— Your assignment —
Within the entries below, find the lines that hold "else" and report only how many there are.

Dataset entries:

• • • • •

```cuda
__device__ __forceinline__ void mbar_wait_parked(uint64_t* bar, uint32_t parity) {
    asm volatile("{\n\t.reg .pred p;\n\tWAIT_%=:\n\tmbarrier.try_wait.parity.shared::cta.b64 p, [%0], %1, %2;\n\t@p bra DONE_%=;\n\tbra WAIT_%=;\n\tDONE_%=:\n\t}"
                 :: "r"(smem_u32(bar)), "r"(parity), "r"(0x989680) : "memory");
}
__device__ __forceinline__ void mbar_wait_sleep(uint64_t* bar, uint32_t parity) {
    while (!mbar_try_wait(bar, parity)) { __nanosleep(40); }
}
__device__ __forceinline__ bool mbar_wait_bounded(uint64_t* bar, uint32_t parity, int max_iters) {
    for (int i = 0; i < max_iters; ++i) { if (mbar_try_wait(bar, parity)) return true; __nanosleep(64); }
    return false;
}
template <int NREG> __device__ __forceinline__ void setmaxnreg_inc() { asm volatile("setmaxnreg.inc.sync.aligned.u32 %0;" :: "n"(NREG)); }
template <int NREG> __device__ __forceinline__ void setmaxnreg_dec() { asm volatile("setmaxnreg.dec.sync.aligned.u32 %0;" :: "n"(NREG)); }

__device__ __forceinline__ void fence_proxy_async_smem() { asm volatile("fence.proxy.async.shared::cta;" ::: "memory"); }

__device__ __forceinline__ void prefetch_tmap(const CUtensorMap* m) {
    asm volatile("prefetch.tensormap [%0];" :: "l"(reinterpret_cast<uint64_t>(m)) : "memory");
}
__device__ __forceinline__ void tma_load_2d(void* dst, const CUtensorMap* m, int c0, int c1, uint64_t* bar) {
    asm volatile("cp.async.bulk.tensor.2d.shared::cluster.global.mbarrier::complete_tx::bytes [%0], [%1, {%3, %4}], [%2];"
                 :: "r"(smem_u32(dst)), "l"(reinterpret_cast<uint64_t>(m)), "r"(smem_u32(bar)), "r"(c0), "r"(c1) : "memory");
// ... 86 lines not shown
```

Before: 7761.

## Move TMA basis refill into MMA warp and cut mode-1 stages to two

Moves issuing of the basis TMA loads from the algebra warps to the first MMA warp. That warp now refills a stage as soon as all MMA warps release it, instead of waiting for the algebra role to get there. Because refill happens earlier, the mode-1 stage count drops from 4 to 2, freeing shared memory. Also swaps the ad-hoc globaltimer trace for an optional per-role wait-cycle profiler that compiles to plain waits by default. Risks include MMA warp 0 stalling on rfree before continuing its own work, and less prefetch depth with only two stages.

```diff
diff --git a/banet_b200/csrc/lm_build_tc6.cu b/banet_b200/csrc/lm_build_tc6.cu
--- a/banet_b200/csrc/lm_build_tc6.cu
+++ b/banet_b200/csrc/lm_build_tc6.cu
@@ -16,7 +16,7 @@
 
 template <int MODE, bool FLY, bool BB = false> struct Smem {
 #ifndef BANET_TC6_NST1
-#define BANET_TC6_NST1 4
+#define BANET_TC6_NST1 2
 #endif
 #ifndef BANET_TC6_NST2
 #define BANET_TC6_NST2 3
@@ -47,13 +47,6 @@
     static constexpr int bytes = total + slack;
 };
 
-__device__ __forceinline__ long long gtime6() { long long t; asm volatile("mov.u64 %0, %%globaltimer;" : "=l"(t)); return t; }
-#ifdef BANET_TC6_TRACE_ON
-#define TC6_TRACE(role, it, slot) do { if (prm.trace && blockIdx.x == 1 && lane == 0 && (it) >= 16 && (it) < 48) \
-        prm.trace[(((role) * 32 + ((it) - 16)) * 12) + (slot)] = gtime6(); } while (0)
-#else
-#define TC6_TRACE(role, it, slot) do { } while (0)
-#endif
 template <int NT> __device__ __forceinline__ void team_bar() { asm volatile("bar.sync 2, %0;" :: "n"(NT) : "memory"); }
 __device__ __forceinline__ int reflect_i(int i, int n) { i = i < 0 ? -i : (i >= n ? 2 * n - 2 - i : i); return i < 0 ? 0 : i; }
 __device__ __forceinline__ float4 ldg4(const float* p) { return __ldg(reinterpret_cast<const float4*>(p)); }
@@ -121,9 +114,10 @@
     int cur_b = -1, ndump = 0;
     const uint64_t pol_stream = prm.l2_hints >= 1 ? l2_policy_evict_first() : l2_policy_evict_normal();
     const uint64_t pol_tap = prm.l2_hints >= 2 ? l2_policy_evict_last() : l2_policy_evict_normal();
+    ROLE_CLOCK_START();
 
     auto dump_rb = [&]() {
-        if (ndump > 0) mbar_wait_parked(rbfree, (ndump - 1) & 1);
+        if (ndump > 0) ROLE_WAIT(rbfree, (ndump - 1) & 1, WAIT_RBFREE);
 #pragma unroll
         for (int u = 0; u < CPL; ++u) rb[u] += __shfl_xor_sync(0xffffffffu, rb[u], 16);
         if (hw == 0) {
@@ -140,7 +134,7 @@
 
     for (int j = 0; j < ntiles; ++j) {
         const int s = j % NREC;
-        mbar_wait_parked(&recs[s], (j / NREC) & 1);
+        ROLE_WAIT(&recs[s], (j / NREC) & 1, WAIT_RECS);
         const int b = sTile[s * 4];
         if (b != cur_b) { if (cur_b >= 0) dump_rb(); cur_b = b; }
         float* rec = sRec + (s * TILE + g * PXW) * REC;
@@ -205,6 +199,7 @@
         if (lane == 0) mbar_arrive(&gath[s]);
     }
     if (cur_b >= 0) dump_rb();
+    ROLE_FINISH(ROLE_GATHER, ntiles);
 }
 
 template <int NCH, bool FLY, int MODE, int KBLK = 4, typename TF = float, typename TB = float>
@@ -259,6 +254,21 @@
 
     const int r16 = lane & 15, hf = lane >> 4;
 
+    auto issue_tma = [&](int t, int st) {
+        const uint64_t pol_basis = prm.l2_hints >= 1 ? l2_policy_evict_first() : l2_policy_evict_normal();
+        const TileCoord tc = tile_coord(prm, t_begin + t);
+        mbar_arrive_expect_tx(&fullB[st], KBLK * BLK);
+        unsigned char* dst = base + SM::off_A + st * SM::STAGE;
+        if (grid2d) {
+#pragma unroll
+            for (int blk = 0; blk < KBLK; ++blk) tma_load_3d_hint(dst + blk * BLK, &tmapB, blk * 32, tc.tx0, tc.b * prm.grid_h + tc.ty0, &fullB[st], pol_basis);
+        } else {
+            const int row = tc.b * N + tc.n0;
+#pragma unroll
+            for (int blk = 0; blk < KBLK; ++blk) tma_load_2d_hint(dst + blk * BLK, &tmapB, blk * 32, row, &fullB[st], pol_basis);
+        }
+    };
+
     if (warp < W0) {
         setmaxnreg_dec<48>();
         const int gwi = warp, nlr = gwi * 16 + r16;
@@ -268,6 +278,7 @@
         uint32_t dseed = 0;
         TileCoord nxt = tile_coord(prm, t_begin);
         int nxt_r = (int)((unsigned)t_begin - (unsigned)nxt.b * (unsigned)prm.tiles_per_pair);
+        ROLE_CLOCK_START();
         for (int j = 0; j < ntiles; ++j) {
             const TileCoord tc = nxt;
             if (++nxt_r == prm.tiles_per_pair) { nxt_r = 0; ++nxt.b; nxt.tx0 = 0; nxt.ty0 = 0; nxt.n0 = 0; nxt.cnt = grid2d ? TILE : min(TILE, N); }
@@ -326,10 +337,8 @@
                 p0 = __ldg(pp); p1 = __ldg(pp + N); p2 = __ldg(pp + 2 * (size_t)N);
                 D0 = __ldg(prm.D + (size_t)b * N + n);
             }
-            if (gwi == 0) TC6_TRACE(2, j, 0);
-            mbar_wait_parked(&recfree[sr], ((j / NREC) & 1) ^ 1);
-            mbar_wait_parked(&fullB[s], (j / NST) & 1);
-            if (gwi == 0) TC6_TRACE(2, j, 1);
+            ROLE_WAIT(&recfree[sr], ((j / NREC) & 1) ^ 1, WAIT_RECFREE);
+            ROLE_WAIT(&fullB[s], (j / NST) & 1, WAIT_FULLB);
             float mydot;
             {
                 float4 acc = make_float4(0.f, 0.f, 0.f, 0.f);
@@ -363,7 +372,6 @@
                 mydot = (acc.x + acc.y) + (acc.z + acc.w);
                 mydot += __shfl_xor_sync(0xffffffffu, mydot, 16);
             }
-            if (gwi == 0) TC6_TRACE(2, j, 2);
             if (lane < 16) {
                 const float* pose = myPose;
                 float mask = 0.f, x = 0.f, y = 0.f, iZ = 0.f, rx = 0.f, ry = 0.f, rz = 0.f, dx = 0.f, dy = 0.f;
@@ -426,9 +434,9 @@
             }
             if (gwi == 0 && lane == 0) sTile[sr * 4] = b;
             __syncwarp();
-            if (gwi == 0) TC6_TRACE(2, j, 3);
             if (lane == 0) mbar_arrive(&recs[sr]);
         }
+        ROLE_FINISH(ROLE_GEOMETRY, ntiles);
     } else if (warp < W0 + GW) {
         setmaxnreg_inc<112>();
         if constexpr (sizeof(TF) == 2) { gather_bf16<NCH, FLY, NREC>(prm, sTile, sRec, sRbs, recs, gath, rbdump, rbfree, ntiles, warp - W0, lane); return; }
@@ -443,9 +451,10 @@
         int cur_b = -1, ndump = 0;
         const uint64_t pol_stream = prm.l2_hints >= 1 ? l2_policy_evict_first() : l2_policy_evict_normal();
         const uint64_t pol_tap = prm.l2_hints >= 2 ? l2_policy_evict_last() : l2_policy_evict_normal();
+        ROLE_CLOCK_START();
 
         auto dump_rb = [&]() {
-            if (ndump > 0) mbar_wait_parked(rbfree, (ndump - 1) & 1);
+            if (ndump > 0) ROLE_WAIT(rbfree, (ndump - 1) & 1, WAIT_RBFREE);
 #pragma unroll
             for (int u = 0; u < NCH * 4; ++u) rb[u] += __shfl_xor_sync(0xffffffffu, rb[u], 16);
             if (hw == 0) {
@@ -462,9 +471,7 @@
 
         for (int j = 0; j < ntiles; ++j) {
             const int s = j % NREC;
-            if (g == 0) TC6_TRACE(0, j, 0);
-            mbar_wait_parked(&recs[s], (j / NREC) & 1);
-            if (g == 0) TC6_TRACE(0, j, 1);
+            ROLE_WAIT(&recs[s], (j / NREC) & 1, WAIT_RECS);
             const int b = sTile[s * 4];
             if (b != cur_b) { if (cur_b >= 0) dump_rb(); cur_b = b; }
             float* rec = sRec + (s * TILE + g * PXW) * REC;
@@ -541,10 +548,10 @@
                 }
             }
             __syncwarp();
-            if (g == 0) TC6_TRACE(0, j, 2);
             if (lane == 0) mbar_arrive(&gath[s]);
         }
         if (cur_b >= 0) dump_rb();
+        ROLE_FINISH(ROLE_GATHER, ntiles);
     } else if (warp < W0 + GW + AW) {
         setmaxnreg_dec<72>();
         const int awi = warp - (W0 + GW);
@@ -558,21 +565,7 @@
         int scale_b = -1, sspan = -1;
         float fx = 0.f, fy = 0.f;
         int rr = (ntiles > 0) ? (int)((unsigned)t_begin % (unsigned)prm.tiles_per_pair) : 0;
-        const uint64_t pol_basis = prm.l2_hints >= 1 ? l2_policy_evict_first() : l2_policy_evict_normal();
-        auto issue_tma = [&](int t) {
-            const int st = t % NST;
-            const TileCoord tc = tile_coord(prm, t_begin + t);
-            mbar_arrive_expect_tx(&fullB[st], KBLK * BLK);
-            unsigned char* dst = base + SM::off_A + st * SM::STAGE;
-            if (grid2d) {
-#pragma unroll
-                for (int blk = 0; blk < KBLK; ++blk) tma_load_3d_hint(dst + blk * BLK, &tmapB, blk * 32, tc.tx0, tc.b * prm.grid_h + tc.ty0, &fullB[st], pol_basis);
-            } else {
-                const int row = tc.b * N + tc.n0;
-#pragma unroll
-                for (int blk = 0; blk < KBLK; ++blk) tma_load_2d_hint(dst + blk * BLK, &tmapB, blk * 32, row, &fullB[st], pol_basis);
-            }
-        };
+        ROLE_CLOCK_START();
         auto flush = [&](int sp) {
             float* slot = prm.partials + ((size_t)blockIdx.x * prm.max_span + sp) * prm.slot_floats;
 #pragma unroll
@@ -583,7 +576,7 @@
                 if (lane == 0) sCcs[awi * 28 + q] = v;
                 cc[q] = 0.f;
             }
-            mbar_wait_parked(rbdump, sp & 1);
+            ROLE_WAIT(rbdump, sp & 1, WAIT_RBDUMP);
             team_bar<AW * 32>();
             if (atid < C) {
                 float sum = 0.f;
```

• • • • •

— Task answer —
5